# DATA EXTRACT
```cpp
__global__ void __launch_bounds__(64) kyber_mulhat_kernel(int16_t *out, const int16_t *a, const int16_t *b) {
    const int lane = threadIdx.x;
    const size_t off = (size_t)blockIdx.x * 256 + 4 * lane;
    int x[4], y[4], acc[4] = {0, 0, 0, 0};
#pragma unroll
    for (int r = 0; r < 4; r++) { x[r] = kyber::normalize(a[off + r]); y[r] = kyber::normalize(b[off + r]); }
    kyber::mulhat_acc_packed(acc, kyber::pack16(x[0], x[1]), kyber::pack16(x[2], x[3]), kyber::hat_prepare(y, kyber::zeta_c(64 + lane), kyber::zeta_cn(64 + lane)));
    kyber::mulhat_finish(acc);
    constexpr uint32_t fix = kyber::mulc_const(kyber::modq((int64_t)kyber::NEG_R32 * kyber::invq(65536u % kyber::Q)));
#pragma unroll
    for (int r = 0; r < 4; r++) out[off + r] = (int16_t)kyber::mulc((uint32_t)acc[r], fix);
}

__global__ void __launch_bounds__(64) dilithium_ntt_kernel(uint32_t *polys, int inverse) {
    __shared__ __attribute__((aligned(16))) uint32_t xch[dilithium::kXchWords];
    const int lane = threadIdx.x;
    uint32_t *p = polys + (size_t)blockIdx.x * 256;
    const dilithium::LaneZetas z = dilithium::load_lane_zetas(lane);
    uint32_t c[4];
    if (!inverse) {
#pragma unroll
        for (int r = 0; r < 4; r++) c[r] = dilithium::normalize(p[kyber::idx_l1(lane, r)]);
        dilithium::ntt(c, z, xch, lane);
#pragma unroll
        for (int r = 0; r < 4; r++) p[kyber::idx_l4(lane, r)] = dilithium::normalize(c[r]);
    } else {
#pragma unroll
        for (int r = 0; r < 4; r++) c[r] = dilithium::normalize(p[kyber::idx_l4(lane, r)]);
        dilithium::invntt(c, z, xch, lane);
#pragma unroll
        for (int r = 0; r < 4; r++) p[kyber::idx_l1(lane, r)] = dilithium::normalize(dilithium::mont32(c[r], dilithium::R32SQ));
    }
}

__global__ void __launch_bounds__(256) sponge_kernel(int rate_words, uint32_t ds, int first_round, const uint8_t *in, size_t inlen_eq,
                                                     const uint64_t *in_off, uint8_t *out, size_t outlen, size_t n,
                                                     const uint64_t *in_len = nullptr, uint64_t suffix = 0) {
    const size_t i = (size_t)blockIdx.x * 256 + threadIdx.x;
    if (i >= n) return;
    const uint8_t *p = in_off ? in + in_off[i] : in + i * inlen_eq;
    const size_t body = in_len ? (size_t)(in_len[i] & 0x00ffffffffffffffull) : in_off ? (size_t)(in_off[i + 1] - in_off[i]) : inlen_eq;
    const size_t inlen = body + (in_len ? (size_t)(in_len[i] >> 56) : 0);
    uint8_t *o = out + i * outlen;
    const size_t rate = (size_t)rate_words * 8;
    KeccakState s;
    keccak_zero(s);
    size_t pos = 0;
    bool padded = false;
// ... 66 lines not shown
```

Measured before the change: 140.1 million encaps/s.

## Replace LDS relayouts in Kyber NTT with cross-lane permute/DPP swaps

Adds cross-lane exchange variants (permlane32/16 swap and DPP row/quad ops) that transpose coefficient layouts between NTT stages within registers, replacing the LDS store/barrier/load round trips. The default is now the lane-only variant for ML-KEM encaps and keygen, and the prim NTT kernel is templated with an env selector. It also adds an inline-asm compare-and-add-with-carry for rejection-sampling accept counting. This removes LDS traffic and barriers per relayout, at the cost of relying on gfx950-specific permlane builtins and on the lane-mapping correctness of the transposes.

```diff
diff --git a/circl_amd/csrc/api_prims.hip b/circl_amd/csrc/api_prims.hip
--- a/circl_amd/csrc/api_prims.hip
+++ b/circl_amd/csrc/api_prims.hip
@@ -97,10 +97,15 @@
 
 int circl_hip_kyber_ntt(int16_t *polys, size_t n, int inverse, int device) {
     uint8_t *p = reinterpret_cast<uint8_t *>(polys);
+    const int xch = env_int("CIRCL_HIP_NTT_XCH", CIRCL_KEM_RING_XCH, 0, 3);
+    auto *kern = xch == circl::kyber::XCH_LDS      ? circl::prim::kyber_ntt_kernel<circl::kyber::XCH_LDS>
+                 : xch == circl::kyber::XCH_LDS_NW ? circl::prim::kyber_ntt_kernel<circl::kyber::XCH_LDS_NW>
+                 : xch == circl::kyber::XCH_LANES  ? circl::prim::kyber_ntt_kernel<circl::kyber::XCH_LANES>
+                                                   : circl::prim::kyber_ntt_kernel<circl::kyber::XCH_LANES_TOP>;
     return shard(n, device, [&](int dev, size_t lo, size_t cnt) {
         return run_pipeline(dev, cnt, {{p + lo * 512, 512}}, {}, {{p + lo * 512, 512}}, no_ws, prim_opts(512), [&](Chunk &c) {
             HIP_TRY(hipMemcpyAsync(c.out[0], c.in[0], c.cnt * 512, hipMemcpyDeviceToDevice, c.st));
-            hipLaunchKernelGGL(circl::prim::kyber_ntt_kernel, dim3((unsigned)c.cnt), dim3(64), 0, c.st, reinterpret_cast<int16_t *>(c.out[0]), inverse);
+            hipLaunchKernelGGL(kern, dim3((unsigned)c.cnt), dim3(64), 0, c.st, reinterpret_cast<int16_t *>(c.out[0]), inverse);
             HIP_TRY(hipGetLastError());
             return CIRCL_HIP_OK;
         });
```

...

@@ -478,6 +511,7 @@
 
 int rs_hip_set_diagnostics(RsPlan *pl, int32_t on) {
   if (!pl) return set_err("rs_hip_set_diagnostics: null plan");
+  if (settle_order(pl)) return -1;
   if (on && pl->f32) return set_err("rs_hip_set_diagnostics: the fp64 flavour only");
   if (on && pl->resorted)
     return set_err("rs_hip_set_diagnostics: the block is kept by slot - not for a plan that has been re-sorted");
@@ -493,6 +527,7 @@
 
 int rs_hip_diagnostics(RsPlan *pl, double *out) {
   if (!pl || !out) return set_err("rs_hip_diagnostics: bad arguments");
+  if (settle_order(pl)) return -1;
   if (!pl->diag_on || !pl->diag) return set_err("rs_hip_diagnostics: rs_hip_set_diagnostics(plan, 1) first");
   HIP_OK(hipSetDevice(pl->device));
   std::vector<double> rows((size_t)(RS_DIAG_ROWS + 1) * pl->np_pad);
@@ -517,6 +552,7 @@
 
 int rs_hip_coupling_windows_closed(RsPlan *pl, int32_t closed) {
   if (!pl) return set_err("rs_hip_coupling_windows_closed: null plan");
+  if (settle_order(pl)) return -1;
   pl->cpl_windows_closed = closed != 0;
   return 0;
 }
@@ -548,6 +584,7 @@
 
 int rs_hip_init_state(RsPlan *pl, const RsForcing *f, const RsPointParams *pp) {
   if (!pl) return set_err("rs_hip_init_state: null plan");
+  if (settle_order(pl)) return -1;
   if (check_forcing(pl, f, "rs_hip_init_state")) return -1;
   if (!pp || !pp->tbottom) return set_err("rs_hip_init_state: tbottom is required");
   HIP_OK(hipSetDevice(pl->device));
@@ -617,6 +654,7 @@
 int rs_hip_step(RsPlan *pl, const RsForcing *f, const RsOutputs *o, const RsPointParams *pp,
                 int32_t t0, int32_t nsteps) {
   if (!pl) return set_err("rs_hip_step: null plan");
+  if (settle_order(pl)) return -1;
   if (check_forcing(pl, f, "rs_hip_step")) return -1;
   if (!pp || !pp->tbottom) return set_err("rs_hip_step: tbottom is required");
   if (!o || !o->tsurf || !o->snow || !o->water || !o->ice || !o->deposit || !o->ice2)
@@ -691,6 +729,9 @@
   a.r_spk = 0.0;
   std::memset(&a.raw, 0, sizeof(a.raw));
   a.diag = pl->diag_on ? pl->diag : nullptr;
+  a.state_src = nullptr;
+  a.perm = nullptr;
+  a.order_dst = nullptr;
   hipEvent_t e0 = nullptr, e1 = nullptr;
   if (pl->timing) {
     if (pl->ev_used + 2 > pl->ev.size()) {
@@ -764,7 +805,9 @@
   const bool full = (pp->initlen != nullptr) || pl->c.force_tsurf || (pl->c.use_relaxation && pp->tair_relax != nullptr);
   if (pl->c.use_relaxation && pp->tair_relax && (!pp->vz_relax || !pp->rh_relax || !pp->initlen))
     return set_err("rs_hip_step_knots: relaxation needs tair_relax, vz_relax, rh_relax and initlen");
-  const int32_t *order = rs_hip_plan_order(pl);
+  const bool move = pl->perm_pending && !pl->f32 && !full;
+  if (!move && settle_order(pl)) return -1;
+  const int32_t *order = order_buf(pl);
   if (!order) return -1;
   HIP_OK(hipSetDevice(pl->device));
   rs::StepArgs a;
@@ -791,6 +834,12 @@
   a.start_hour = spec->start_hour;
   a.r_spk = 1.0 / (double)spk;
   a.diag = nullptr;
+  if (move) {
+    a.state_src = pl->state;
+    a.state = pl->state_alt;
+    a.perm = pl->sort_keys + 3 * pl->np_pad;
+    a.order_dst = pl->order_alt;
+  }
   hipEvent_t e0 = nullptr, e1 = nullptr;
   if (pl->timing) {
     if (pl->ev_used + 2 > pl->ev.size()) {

--

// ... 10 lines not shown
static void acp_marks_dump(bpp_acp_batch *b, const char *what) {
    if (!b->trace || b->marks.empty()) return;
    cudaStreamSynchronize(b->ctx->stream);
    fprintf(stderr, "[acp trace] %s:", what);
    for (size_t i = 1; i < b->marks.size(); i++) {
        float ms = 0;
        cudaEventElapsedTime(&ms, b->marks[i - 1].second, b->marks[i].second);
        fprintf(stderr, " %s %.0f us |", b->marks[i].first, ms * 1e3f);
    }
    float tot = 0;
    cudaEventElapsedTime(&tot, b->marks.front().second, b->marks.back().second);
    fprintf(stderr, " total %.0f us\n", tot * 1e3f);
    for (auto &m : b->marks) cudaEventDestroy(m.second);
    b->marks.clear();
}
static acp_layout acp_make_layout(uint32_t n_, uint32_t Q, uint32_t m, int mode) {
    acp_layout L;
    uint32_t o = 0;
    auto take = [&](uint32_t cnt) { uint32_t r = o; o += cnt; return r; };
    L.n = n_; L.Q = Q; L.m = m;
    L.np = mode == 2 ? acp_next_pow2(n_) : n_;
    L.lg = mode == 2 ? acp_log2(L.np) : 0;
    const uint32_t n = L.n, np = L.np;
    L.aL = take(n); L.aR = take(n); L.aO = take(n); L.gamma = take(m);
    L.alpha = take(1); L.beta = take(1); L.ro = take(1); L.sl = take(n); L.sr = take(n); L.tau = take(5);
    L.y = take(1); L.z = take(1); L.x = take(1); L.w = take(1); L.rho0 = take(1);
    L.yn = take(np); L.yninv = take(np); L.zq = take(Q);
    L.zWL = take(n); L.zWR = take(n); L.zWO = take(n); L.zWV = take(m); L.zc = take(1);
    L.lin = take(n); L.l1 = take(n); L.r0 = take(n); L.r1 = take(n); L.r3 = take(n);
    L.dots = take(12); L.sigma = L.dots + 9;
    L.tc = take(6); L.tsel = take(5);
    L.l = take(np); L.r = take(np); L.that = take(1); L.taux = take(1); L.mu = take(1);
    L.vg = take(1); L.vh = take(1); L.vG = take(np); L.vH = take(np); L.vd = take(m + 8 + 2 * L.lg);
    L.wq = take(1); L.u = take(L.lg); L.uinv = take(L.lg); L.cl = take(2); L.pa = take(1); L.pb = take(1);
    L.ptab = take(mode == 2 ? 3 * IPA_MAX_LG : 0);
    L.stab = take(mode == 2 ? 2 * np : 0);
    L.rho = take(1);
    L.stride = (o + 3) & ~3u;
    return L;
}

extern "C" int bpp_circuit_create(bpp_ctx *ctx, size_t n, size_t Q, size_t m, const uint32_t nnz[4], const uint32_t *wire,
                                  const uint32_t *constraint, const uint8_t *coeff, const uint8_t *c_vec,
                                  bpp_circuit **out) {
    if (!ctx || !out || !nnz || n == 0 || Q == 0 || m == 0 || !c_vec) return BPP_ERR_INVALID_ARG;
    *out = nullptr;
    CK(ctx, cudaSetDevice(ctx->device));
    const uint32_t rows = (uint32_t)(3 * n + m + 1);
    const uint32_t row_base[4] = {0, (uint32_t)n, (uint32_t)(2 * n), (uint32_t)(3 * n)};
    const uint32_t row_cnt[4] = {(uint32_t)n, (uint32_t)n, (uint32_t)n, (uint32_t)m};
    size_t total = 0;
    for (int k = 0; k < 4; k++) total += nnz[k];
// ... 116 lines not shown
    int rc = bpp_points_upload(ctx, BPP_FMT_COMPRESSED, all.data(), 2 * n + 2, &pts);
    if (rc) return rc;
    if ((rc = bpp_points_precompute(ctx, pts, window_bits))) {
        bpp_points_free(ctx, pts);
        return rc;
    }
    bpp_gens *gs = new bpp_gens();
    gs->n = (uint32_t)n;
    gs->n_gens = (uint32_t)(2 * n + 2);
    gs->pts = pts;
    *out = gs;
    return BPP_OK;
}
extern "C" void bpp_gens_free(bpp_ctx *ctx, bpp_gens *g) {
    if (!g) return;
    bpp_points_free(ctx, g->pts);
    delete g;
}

# WHAT THE EXERCISE ASKS
Every line of the listing above that contains "lines" is to be copied.

# SOLUTION FOR THIS EXERCISE
// ... 66 lines not shown
// ... 10 lines not shown
// ... 116 lines not shown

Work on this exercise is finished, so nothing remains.